In Exp. 2b the virtual co-presence of others did not enhance explicit memory encoding and perceptual learning as compared to physical presence, suggesting that attentional mechanisms acted as if subjects were alone. Previous research suggests that the effect of shared attention on memory can be reduced by psychological distance5,6,23, which operationalizes how “close” a partner is in time, space and relational dimensions2. Accordingly, as it has been suggested for previous similar results5, partners connected via videocall might have been perceived more distant psychologically, or relationally, and therefore failed to activate the shared-attention mechanisms responsible for memory enhancement. More explicitly, sitting together in the same room might be that sort of shared subjective experience that is able to modulate intergroup relations and psychological closeness65.

It might be argued that differences in learning outcomes across conditions, rather than being driven by the specific enhancement of perceptual learning dynamics, are related to changes in the general arousal level. In other words, the state of physiological reactivity of the subject might be simply heightened by the physical presence of the confederate. Importantly, general arousal-driven effects should equally affect responses to Standard and Deviant stimuli, rather than be solely focused on change detection responses. However, our control analysis performed on arousal-related components of the evoked potentials (such as N1) elicited by the responses to Standard sounds revealed no significant difference across conditions (see SI). Instead, significant modulations were focused on the responses to Deviant sounds. Crucially, this finding suggests the presence of a neural mechanism, specifically directed to optimize the processing of novel information.

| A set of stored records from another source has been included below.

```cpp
extern "C" int mli_composite_bwd_geo(const mli_composite_bwd_geo_args* a, mli_stream_t s) {
  if (a->R <= 0) return 0;
  if (a->N > 256) return (int)hipErrorInvalidValue;
  if (a->d_inv_s_part == nullptr) return (int)hipErrorInvalidValue;
  hipLaunchKernelGGL(composite_bwd_geo_kernel, dim3((a->R + CW - 1) / CW), dim3(CW * 64), 0, (hipStream_t)s, *a);
  hipLaunchKernelGGL(svar_grad_kernel, dim3(1), dim3(256), 0, (hipStream_t)s, *a);
  MLI_LAUNCH_CHECK();
}

extern "C" int mli_composite_bwd_geo_workspace(const mli_composite_bwd_geo_args* a, int64_t* bytes) {
  if (a->R <= 0 || a->N <= 0) return (int)hipErrorInvalidValue;
  const int64_t S = (int64_t)a->R * a->N;
  bytes[0] = S * 8 * 4;
  bytes[1] = S * 4;
  bytes[2] = S * 3 * 4;
  bytes[3] = (int64_t)a->R * 4;
  return 0;
}

extern "C" int mli_ray_batch(const mli_ray_batch_args* a, mli_stream_t s) {
  if (a->R <= 0) return 0;
  if (a->n_pixels < a->R || a->n_pixels > (1ll << 40) || !a->ray_idx) return (int)hipErrorInvalidValue;
  hipLaunchKernelGGL(ray_batch_kernel, dim3((a->R + 255) / 256), dim3(256), 0, (hipStream_t)s, *a);
  MLI_LAUNCH_CHECK();
}

struct CLGeo {
  int rpb, nb;
};
static CLGeo cl_geo(int R, int N) {
  const int rpb = N <= 32 * CE ? 2 * CW : CW;
  return CLGeo{rpb, (R + rpb - 1) / rpb};
}
static bool cl_valid(const mli_composite_loss_args* a) {
  const mli_composite_args& c = a->comp;
  const mli_loss_args& l = a->loss;
  if (c.R <= 0 || c.N <= 0 || c.N > 256 || l.R != c.R || l.N != c.N) return false;
  if (!c.weights || !c.rgb || !c.o_r || !c.o_s || !c.o_re || !a->dz4 || !l.scratch || !l.losses || !l.gt ||
      !l.outside || !c.y)
    return false;
  return !(l.w_intrinsic != 0.f && (l.sha == nullptr || l.cert == nullptr || l.ref == nullptr));
}

extern "C" int mli_composite_loss(const mli_composite_loss_args* a, mli_stream_t s) {
  if (!cl_valid(a)) return (int)hipErrorInvalidValue;
  const CLGeo g = cl_geo(a->comp.R, a->comp.N);
  if (g.rpb == 2 * CW)
    hipLaunchKernelGGL(composite_loss_kernel<32>, dim3(g.nb), dim3(CW * 64), 0, (hipStream_t)s, *a);
  else
    hipLaunchKernelGGL(composite_loss_kernel<64>, dim3(g.nb), dim3(CW * 64), 0, (hipStream_t)s, *a);
  if (!a->defer_finalize)
    hipLaunchKernelGGL(composite_loss_finalize, dim3(1), dim3(256), 0, (hipStream_t)s, a->loss, g.nb);
  MLI_LAUNCH_CHECK();
}

extern "C" int mli_composite_loss_finalize(const mli_composite_loss_args* a, mli_stream_t s) {
  if (!cl_valid(a)) return (int)hipErrorInvalidValue;
  hipLaunchKernelGGL(composite_loss_finalize, dim3(1), dim3(256), 0, (hipStream_t)s, a->loss,
                     cl_geo(a->comp.R, a->comp.N).nb);
  MLI_LAUNCH_CHECK();
}

extern "C" int mli_composite_loss_workspace(const mli_composite_loss_args* a, int64_t* bytes) {
  const int R = a->comp.R;
  if (R <= 0 || a->comp.N <= 0) return (int)hipErrorInvalidValue;
  bytes[0] = (int64_t)mli_loss::ACC_N * cl_geo(R, a->comp.N).nb * 4;
  bytes[1] = (int64_t)R * a->comp.N * 8 * 4;
  return 0;
}

namespace {

constexpr int LR_RAYS = 64, LR_SCAN = 1024;

__global__ __launch_bounds__(4 * LR_RAYS) void live_flags_kernel(mli_live_rays_args a) {
  __shared__ int any[4][LR_RAYS];
  const int rl = threadIdx.x % LR_RAYS, j = threadIdx.x / LR_RAYS;
  const int r = blockIdx.x * LR_RAYS + rl;
  int live = 0;
  if (r < a.R)
    for (int k = j; k < a.N; k += 4)
      live |= (__builtin_bit_cast(uint32_t, a.weights[(size_t)k * a.R + r]) & 0x7fffffffu) != 0;
  any[j][rl] = live;
  __syncthreads();
  live = any[0][rl] | any[1][rl] | any[2][rl] | any[3][rl];
  if (r >= a.R) return;
  if (j == 0) a.flags[r] = live;
  if (!live && a.y != nullptr) {
    const f32x4 z = {0.f, 0.f, 0.f, 0.f};
    for (int k = j; k < a.N; k += 4) {
      f32x4* row = reinterpret_cast<f32x4*>(a.y + ((size_t)k * a.R + r) * 8);
      row[0] = z;
      row[1] = z;
    }
  }
}

template <bool TILES, class Flag, class Emit>
MLI_FI void compact_scan(int n, Flag flag, Emit emit, int& kept, int& bits) {
  __shared__ int sums[1 + TILES][LR_SCAN];
  const int t = threadIdx.x;
  const int per = (n + LR_SCAN - 1) / LR_SCAN;
  const int r0 = min(t * per, n), r1 = min(r0 + per, n);
  int cnt = 0, wcnt = 0;
  for (int r = r0; r < r1; ++r) {
    const uint32_t f = flag(r);
    cnt += f != 0;
    if (TILES) wcnt += __popc(f);
  }
  sums[0][t] = cnt;
  if (TILES) sums[TILES][t] = wcnt;
  __syncthreads();
  for (int o = 1; o < LR_SCAN; o <<= 1) {
    const int v = t >= o ? sums[0][t - o] : 0, wv = TILES && t >= o ? sums[TILES][t - o] : 0;
    __syncthreads();
    sums[0][t] += v;
    if (TILES) sums[TILES][t] += wv;
    __syncthreads();
  }
  kept = sums[0][LR_SCAN - 1];
  bits = TILES ? sums[TILES][LR_SCAN - 1] : 0;
  int before = sums[0][t] - cnt;
  int wbefore = TILES ? sums[TILES][t] - wcnt : 0;
  for (int r = r0; r < r1; ++r) {
    const uint32_t f = flag(r);
    emit(r, f, f != 0 ? before : kept + (r - before), before, wbefore);
    before += f != 0;
    if (TILES) wbefore += __popc(f);
  }
}

__global__ __launch_bounds__(LR_SCAN) void live_scan_kernel(mli_live_rays_args a) {
  const int T = a.N / 32, G = 256 / a.N;
  int L, none;
  compact_scan<false>(
      a.R, [&](int r) MLI_LAMBDA_FI { return (uint32_t)a.flags[r]; },
      [&](int r, uint32_t live, int pos, int before, int) MLI_LAMBDA_FI {
        for (int i = 0; i < T; ++i) {
          a.tile_list[pos * T + i] = r * T + i;
          a.tile_rank[r * T + i] = before * T + (live ? i : 0);
        }
      },
      L, none);
  if (threadIdx.x == 0) {
    a.tile_rank[a.R * T] = L * T;
    a.n_live_tiles[0] = (L + G - 1) / G * G * T;
  }
}

}

extern "C" int mli_live_rays(const mli_live_rays_args* a, mli_stream_t s) {
  if (a->R <= 0 || a->N <= 0 || a->N % 32 != 0 || 256 % a->N != 0 || a->R % (256 / a->N) != 0)
    return (int)hipErrorInvalidValue;
  if (!a->weights || !a->flags || !a->tile_list || !a->tile_rank || !a->n_live_tiles) return (int)hipErrorInvalidValue;
  hipLaunchKernelGGL(live_flags_kernel, dim3((a->R + LR_RAYS - 1) / LR_RAYS), dim3(4 * LR_RAYS), 0, (hipStream_t)s, *a);
  hipLaunchKernelGGL(live_scan_kernel, dim3(1), dim3(LR_SCAN), 0, (hipStream_t)s, *a);
  MLI_LAUNCH_CHECK();
}

namespace {

__global__ __launch_bounds__(LR_SCAN) void inside_list_kernel(mli_inside_list_args a, int fill_blocks) {
  const int t = threadIdx.x;
  if ((int)blockIdx.x < fill_blocks) {
    const size_t i = (size_t)blockIdx.x * LR_SCAN + t;
    if (i >= (size_t)a.R * a.N) return;
    const int r = (int)(i % a.R);
    if (!a.outside[r]) return;
    if (a.dists != nullptr) {
      const float near = a.near_[r], far = a.far_[r];
      const float d = near + (((float)(i / a.R) + 0.5f) / (float)a.N) * (far - near);
      a.dists[i] = fminf(fmaxf(d, near), far);
    }
    if (a.sdf == nullptr) return;
    a.sdf[i] = a.outside_val;
    a.grad[3 * i] = 0.0f;
    a.grad[3 * i + 1] = 0.0f;
    a.grad[3 * i + 2] = 0.0f;
    if (a.hess != nullptr) {
      a.hess[3 * i] = 0.0f;
      a.hess[3 * i + 1] = 0.0f;
      a.hess[3 * i + 2] = 0.0f;
    }
    return;
  }
  int n_in, none;
  compact_scan<false>(
      a.R, [&](int r) MLI_LAMBDA_FI { return (uint32_t)(a.outside[r] == 0); },
      [&](int r, uint32_t, int pos, int, int) MLI_LAMBDA_FI { a.inside_list[pos] = r; }, n_in, none);
  if (t == 0) a.n_inside[0] = min(n_in + a.n_pad, a.R);
}

}

extern "C" int mli_inside_list(const mli_inside_list_args* a, mli_stream_t s) {
  if (a->R <= 0 || a->N <= 0 || a->n_pad < 0 || !a->outside || !a->inside_list || !a->n_inside)
    return (int)hipErrorInvalidValue;
  if ((a->sdf == nullptr) != (a->grad == nullptr) || (a->hess != nullptr && a->sdf == nullptr))
    return (int)hipErrorInvalidValue;
  if ((a->dists == nullptr) != (a->near_ == nullptr) || (a->dists == nullptr) != (a->far_ == nullptr))
    return (int)hipErrorInvalidValue;
  const int64_t S = (int64_t)a->R * a->N;
  const int fill_blocks = (a->sdf || a->dists) ? (int)((S + LR_SCAN - 1) / LR_SCAN) : 0;
  hipLaunchKernelGGL(inside_list_kernel, dim3(fill_blocks + 1), dim3(LR_SCAN), 0, (hipStream_t)s, *a, fill_blocks);
  MLI_LAUNCH_CHECK();
}

namespace {

constexpr int LT_WAVES = LR_SCAN / 64;

MLI_FI void live_tiles_scan(const mli_live_tiles_args& a) {
  const int R = a.comp.R, N = a.comp.N;
  const int T = N / 32, G = 256 / N;
  int L, W;
  compact_scan<true>(
      R,
      [&](int r) MLI_LAMBDA_FI {
        return (uint32_t)__hip_atomic_load(a.flags + r, __ATOMIC_RELAXED, __HIP_MEMORY_SCOPE_AGENT);
      },
      [&](int r, uint32_t f, int pos, int before, int wbefore) MLI_LAMBDA_FI {
        for (int i = 0; i < T; ++i) {
          const int below = wbefore + __popc(f & ((1u << i) - 1u));
          a.tile_list[pos * T + i] = r * T + i;
          a.tile_rank[r * T + i] = before * T + (f != 0 ? i : 0);
          a.wtile_rank[pos * T + i] = f != 0 ? below : W;
          if ((f >> i) & 1u) {
            a.wtile_list[below] = pos * T + i;
          } else if (a.n_wtiles_pad != nullptr) {
            const int z = pos * T + i - (f != 0 ? below : W);
            if (z < ((8 - (W & 7)) & 7)) a.wtile_list[W + z] = pos * T + i;
          }
        }
      },
      L, W);
  if (threadIdx.x == 0) {
    a.tile_rank[R * T] = L * T;
    a.wtile_rank[R * T] = W;
    a.n_live_tiles[0] = (L + G - 1) / G * G * T;
    if (a.n_wtiles_pad != nullptr) a.n_wtiles_pad[0] = (W + 7) & ~7;
  }
}

template <int L>
__global__ __launch_bounds__(LR_SCAN) void live_tiles_kernel(mli_live_tiles_args a) {
  __shared__ int last;
  const int lane = threadIdx.x & 63, w = threadIdx.x >> 6;
  const int sub = lane % L;
  const int r = (blockIdx.x * LT_WAVES + w) * (64 / L) + lane / L;
  const int R = a.comp.R, N = a.comp.N;
  if (r < R) {
    float wv[CE], yk[CE][7], acc[12];
    composite_ray<L>(a.comp, r, sub, wv, yk, acc);
    int nz = 0;
#pragma unroll
    for (int e = 0; e < CE; ++e)
      if (CE * sub + e < N) nz |= (__builtin_bit_cast(uint32_t, wv[e]) & 0x7fffffffu) != 0;
    const uint64_t seg = __ballot(nz) >> (lane / L * L);
    uint32_t f = 0;
#pragma unroll
    for (int j = 0; j < L * CE / 32; ++j)
      if (j * 32 < N && ((seg >> (j * (32 / CE))) & ((1u << (32 / CE)) - 1u)) != 0) f |= 1u << j;
    if (sub == 0) a.flags[r] = (int)f;
    if (a.y != nullptr && (f == 0 || a.n_wtiles_pad != nullptr)) {
      const f32x4 z = {0.f, 0.f, 0.f, 0.f};
#pragma unroll
      for (int e = 0; e < CE; ++e) {
        const int k = CE * sub + e;
        if (k < N && ((f >> (k >> 5)) & 1u) == 0) {
          f32x4* row = reinterpret_cast<f32x4*>(a.y + ((size_t)k * R + r) * 8);
          row[0] = z;
          row[1] = z;
        }
      }
    }
  }
  if (a.scan_launch) return;
  __threadfence();
  __syncthreads();
  if (threadIdx.x == 0) last = atomicAdd(a.ticket, 1) == (int)gridDim.x - 1;
  __syncthreads();
  if (!last) return;
  __threadfence();
  live_tiles_scan(a);
  if (threadIdx.x == 0) atomicExch(a.ticket, 0);
}

__global__ __launch_bounds__(LR_SCAN) void live_tiles_scan_kernel(mli_live_tiles_args a) { live_tiles_scan(a); }

}

extern "C" int mli_live_tiles(const mli_live_tiles_args* a, mli_stream_t s) {
  const int R = a->comp.R, N = a->comp.N;
  if (R <= 0 || N <= 0 || N % 32 != 0 || 256 % N != 0 || R % (256 / N) != 0) return (int)hipErrorInvalidValue;
  if (a->comp.y != nullptr || !a->comp.weights || !a->flags || !a->tile_list || !a->tile_rank || !a->n_live_tiles ||
      !a->wtile_list || !a->wtile_rank || (!a->scan_launch && !a->ticket))
    return (int)hipErrorInvalidValue;
  if (N <= 32 * CE) {
    const int rpb = 2 * LT_WAVES;
    hipLaunchKernelGGL(live_tiles_kernel<32>, dim3((R + rpb - 1) / rpb), dim3(LR_SCAN), 0, (hipStream_t)s, *a);
  } else {
    hipLaunchKernelGGL(live_tiles_kernel<64>, dim3((R + LT_WAVES - 1) / LT_WAVES), dim3(LR_SCAN), 0, (hipStream_t)s, *a);
  }
  if (a->scan_launch) hipLaunchKernelGGL(live_tiles_scan_kernel, dim3(1), dim3(LR_SCAN), 0, (hipStream_t)s, *a);
  MLI_LAUNCH_CHECK();
}
```

Before: 2.576 million rays/s.

## Fuse row-scale into pack kernel and rewrite live-ray scans with wave shuffles

The weight-norm row scale computation is folded into the pack kernel, which computes scales into shared memory for just the rows its block needs, removing one launch and a global round trip. The compaction scan drops from a 1024-thread shared-memory Hillis-Steele scan to a 256-thread scan using wave shuffles plus a per-wave total. Flags are cached in registers and loaded as vectors, and tile lists are written as int4 stores when N is 128. The live-tiles kernel block size shrinks with LR_SCAN, and the per-block redundant row-scale work plus the more complex pack indexing could add cost.

```diff
diff --git a/mli_nerf_amd/csrc/params.hip b/mli_nerf_amd/csrc/params.hip
--- a/mli_nerf_amd/csrc/params.hip
+++ b/mli_nerf_amd/csrc/params.hip
@@ -2,56 +2,102 @@
 
 namespace {
 
-__global__ __launch_bounds__(256) void row_scale_kernel(const mli_pack_layer* layers, float* row_scale) {
+constexpr int PK_RB = 16;
+MLI_FI void row_scales(const mli_pack_layer& L, const int (&row)[PK_RB], float* sc, int lane) {
+  const float* vr[PK_RB];
+  float ss[PK_RB], g[PK_RB];
+#pragma unroll
+  for (int b = 0; b < PK_RB; ++b) {
+    const int r = row[b] < 0 ? 0 : row[b];
+    vr[b] = L.v + (size_t)r * L.k_ref;
+    g[b] = L.g[r];
+    ss[b] = 0.f;
+  }
+  for (int k = lane; k < L.k_ref; k += 64) {
+#pragma unroll
+    for (int b = 0; b < PK_RB; ++b) ss[b] += vr[b][k] * vr[b][k];
+  }
+#pragma unroll
+  for (int o = 32; o > 0; o >>= 1) {
+#pragma unroll
+    for (int b = 0; b < PK_RB; ++b) ss[b] += __shfl_xor(ss[b], o);
+  }
+#pragma unroll
+  for (int b = 0; b < PK_RB; ++b)
+    if (lane == 0 && row[b] >= 0) sc[row[b]] = g[b] / sqrtf(ss[b]);
+}
+
+__global__ __launch_bounds__(256) void pack_kernel(const mli_pack_layer* layers, uint8_t* dst) {
+  __shared__ float rs[256];
   const mli_pack_layer& L = layers[blockIdx.y];
-  const int row = blockIdx.x * 4 + (threadIdx.x >> 6), lane = threadIdx.x & 63;
-  if (row >= L.n_out) return;
-  const float* vr = L.v + (size_t)row * L.k_ref;
-  float ss = 0.f;
-  for (int k = lane; k < L.k_ref; k += 64) ss += vr[k] * vr[k];
-#pragma unroll
-  for (int o = 32; o > 0; o >>= 1) ss += __shfl_xor(ss, o);
-  if (lane == 0) row_scale[blockIdx.y * 256 + row] = L.g[row] / sqrtf(ss);
-}
-
-__global__ __launch_bounds__(256) void pack_kernel(const mli_pack_layer* layers, uint8_t* dst,
-                                                   const float* row_scale) {
-  const mli_pack_layer& L = layers[blockIdx.y];
-  const float* rs = row_scale + blockIdx.y * 256;
   const int per_tile = (L.k_steps + 1) * 64;
-  const int gid = blockIdx.x * blockDim.x + threadIdx.x;
-  if (gid >= L.n_tiles * per_tile) return;
+  const int total = L.n_tiles * per_tile;
+  const int gid0 = blockIdx.x * blockDim.x, gid = gid0 + threadIdx.x;
+  if (gid0 >= total) return;
+  const int rows_src = L.n_out, cols_src = L.k_ref;
   const int t = gid / per_tile, rem = gid - t * per_tile;
   const int q = rem >> 6, lane = rem & 63;
-  uint8_t* chunk = dst + L.dst_offset + (size_t)t * L.chunk_stride;
-  const int rows_src = L.n_out, cols_src = L.k_ref;
-  if (q == L.k_steps) {
-    if (lane >= 32) return;
-    const int hh = lane >> 4, i = lane & 15;
-    const int n = 32 * t + acc_row(i, hh);
-    float b = 0.f;
-    if (!L.transpose && L.bias && n < rows_src) b = L.bias[n];
-    reinterpret_cast<float*>(chunk + L.k_steps * 1024)[hh * 16 + i] = b;
-    return;
-  }
   const int rl = lane & 31, hh = lane >> 5;
   const int n = 32 * t + rl;
+  uint8_t* chunk = dst + L.dst_offset + (size_t)t * L.chunk_stride;
+  const bool frag = gid < total && q < L.k_steps;
+  const int qs = frag ? q : 0, ns = frag ? n : 0;
+  int src[8], col, krow;
+  {
+    const int mode = L.kmode[qs];
+    int sa[8], sn[8];
+#pragma unroll
+    for (int j = 0; j < 8; ++j) {
+      sa[j] = L.kmap[k_acc(qs, hh, j)];
+      sn[j] = L.kmap[k_nat(qs, hh, j)];
+    }
+    krow = L.kmap[16 * qs + (lane & 15)];
+    const int nm = L.transpose && L.nmap ? L.nmap[ns] : (ns < cols_src ? ns : -1);
+#pragma unroll
+    for (int j = 0; j < 8; ++j) src[j] = mode ? sa[j] : sn[j];
+    col = !L.transpose ? (ns < rows_src ? ns : -1) : nm;
+  }
+  if (gid < total && q == L.k_steps && lane < 32) {
+    const int bh = lane >> 4, i = lane & 15;
+    const int bn = 32 * t + acc_row(i, bh);
+    float b = 0.f;
+    if (!L.transpose && L.bias && bn < rows_src) b = L.bias[bn];
+    reinterpret_cast<float*>(chunk + L.k_steps * 1024)[bh * 16 + i] = b;
+  }
+  float val[8];
+  int sidx[8];
+#pragma unroll
+  for (int j = 0; j < 8; ++j) {
+    const bool held = frag && src[j] >= 0 && col >= 0;
+    const size_t at = L.transpose ? (size_t)src[j] * cols_src + col : (size_t)col * cols_src + src[j];
+    val[j] = L.v[held ? at : 0];
+    sidx[j] = held ? (L.transpose ? src[j] : col) : -1;
+  }
+  {
+    const int w = threadIdx.x >> 6;
+    int row[PK_RB];
+    if (!L.transpose) {
+      const int lo = 32 * (gid0 / per_tile);
+      const int hi = min(32 * ((min(gid0 + (int)blockDim.x, total) - 1) / per_tile + 1), L.n_out);
+      for (int base = lo + w * PK_RB; base < hi; base += 4 * PK_RB) {
+#pragma unroll
+        for (int b = 0; b < PK_RB; ++b) row[b] = base + b < hi ? base + b : -1;
+        row_scales(L, row, rs, lane);
+      }
+    } else if (__builtin_amdgcn_readfirstlane((int)frag)) {
+#pragma unroll
+      for (int b = 0; b < PK_RB; ++b) row[b] = __builtin_amdgcn_readlane(krow, b);
+      row_scales(L, row, rs, lane);
+    }
+  }
+  __syncthreads();
+  if (!frag) return;
   half8 out;
-  const float sc_row = (!L.transpose && n < rows_src) ? rs[n] : 0.f;
 #pragma unroll
   for (int j = 0; j < 8; ++j) {
-    const int kk = L.kmode[q] ? k_acc(q, hh, j) : k_nat(q, hh, j);
-    const int src = L.kmap[kk];
-    float w = 0.f;
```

The present results contribute to cumulative theoretical knowledge on social cognition, suggesting that during physical but not virtual presence of conspecifics, more neural resources are selectively devoted to surprising sensory states, thus amplifying mismatch responses. This neural up-weighting of sensory information may represent the underlying mechanism of shared attention effects, allowing individuals to best attune to relevant, shared information and groups to consolidate common knowledge18. The present results, if confirmed, might be of relevance in teaching and rehabilitation research. Future studies should be specifically directed to investigate the role of psychological/relational, contextual and technological variables that modulate perceived psychological distancing in physical and virtual settings, in order to maximize the learning advantages brought by shared attention mechanisms.